(DATA)

@@ -282,12 +310,31 @@
         out->argmin_i = acc.argmin_i;
         out->argmin_j = acc.argmin_j;
         out->argmin_r = acc.argmin_r;
-        out->n_fallback = fb_count ? *fb_count : 0;
-        out->n_uncovered = uncovered ? *uncovered : 0;
-        out->n_escaped = escaped ? *escaped : 0;
-    }
-    __syncthreads();
-    if (counters && threadIdx.x < 16) counters[threadIdx.x] = 0;
+        out->n_fallback = r.fb_count ? __hip_atomic_load(r.fb_count, __ATOMIC_RELAXED, __HIP_MEMORY_SCOPE_AGENT) : 0;
+        out->n_uncovered = r.uncovered ? __hip_atomic_load(r.uncovered, __ATOMIC_RELAXED, __HIP_MEMORY_SCOPE_AGENT) : 0;
+        out->n_escaped = r.escaped ? __hip_atomic_load(r.escaped, __ATOMIC_RELAXED, __HIP_MEMORY_SCOPE_AGENT) : 0;
+    }
+    __syncthreads();
+    if (r.counters && threadIdx.x < 16) {
+        const int32_t c = __hip_atomic_load(r.counters + threadIdx.x, __ATOMIC_RELAXED, __HIP_MEMORY_SCOPE_AGENT);
+        if (r.last_counters) r.last_counters[threadIdx.x] = c;
+        r.counters[threadIdx.x] = 0;
+    }
+}
+
+template <int NT> __device__ inline void finish_step(const StepReduce& r, Acc* sm ) {
+    __shared__ int last;
+    __syncthreads();
+    if (threadIdx.x == 0) {
+        __builtin_amdgcn_fence(__ATOMIC_RELEASE, "agent");
+        last = atomicAdd(r.counters + 15, 1) == (int)gridDim.x - 1;
+        __builtin_amdgcn_fence(__ATOMIC_ACQUIRE, "agent");
+    }
+    __syncthreads();
+    if (last) {
+        __builtin_amdgcn_fence(__ATOMIC_ACQUIRE, "agent");
+        reduce_partials_block<NT>(r, sm);
+    }
 }
 
 
diff --git a/whatsthepoint.jl_amd/csrc/wtp_generic.hip b/whatsthepoint.jl_amd/csrc/wtp_generic.hip
--- a/whatsthepoint.jl_amd/csrc/wtp_generic.hip
+++ b/whatsthepoint.jl_amd/csrc/wtp_generic.hip
@@ -3,15 +3,17 @@
 namespace wtp {
 
 static constexpr int kThreads = 128;
+static_assert(kThreads == kGenericQueriesPerBlock, "the step's reduction sizes the serial kernel's slots by kGenericQueriesPerBlock");
 
 template <typename T, int MODE>
 __global__ __launch_bounds__(kThreads) void generic_kernel(SearchArgs<T> a, const int32_t* __restrict__ list,
                                                            const int32_t* __restrict__ list_count,
-                                                           int all, int part_base) {
+                                                           int all, int part_base, StepReduce red) {
     if (a.stop && *a.stop) return;
-    __shared__ Acc sm_acc[kThreads / 64];
+    __shared__ Acc sm_acc[kReduceThreads / 64];
     const Grid<T> g = *a.grid;
     const int nq = all ? a.n : *list_count;
+    const bool idle = MODE == 1 && !all && (int)blockIdx.x * kThreads >= nq;
     const int K = a.k;
     const bool skip_self = (MODE == 0) && !a.include_self;
     T bd[kGenericKMax];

(End DATA)

— WHAT NEEDS TO BE DONE —
Copy out all lines of the material containing the word "kThreads".

— TASK SOLUTION —
 static constexpr int kThreads = 128;
+static_assert(kThreads == kGenericQueriesPerBlock, "the step's reduction sizes the serial kernel's slots by kGenericQueriesPerBlock");
 __global__ __launch_bounds__(kThreads) void generic_kernel(SearchArgs<T> a, const int32_t* __restrict__ list,
-    __shared__ Acc sm_acc[kThreads / 64];
+    const bool idle = MODE == 1 && !all && (int)blockIdx.x * kThreads >= nq;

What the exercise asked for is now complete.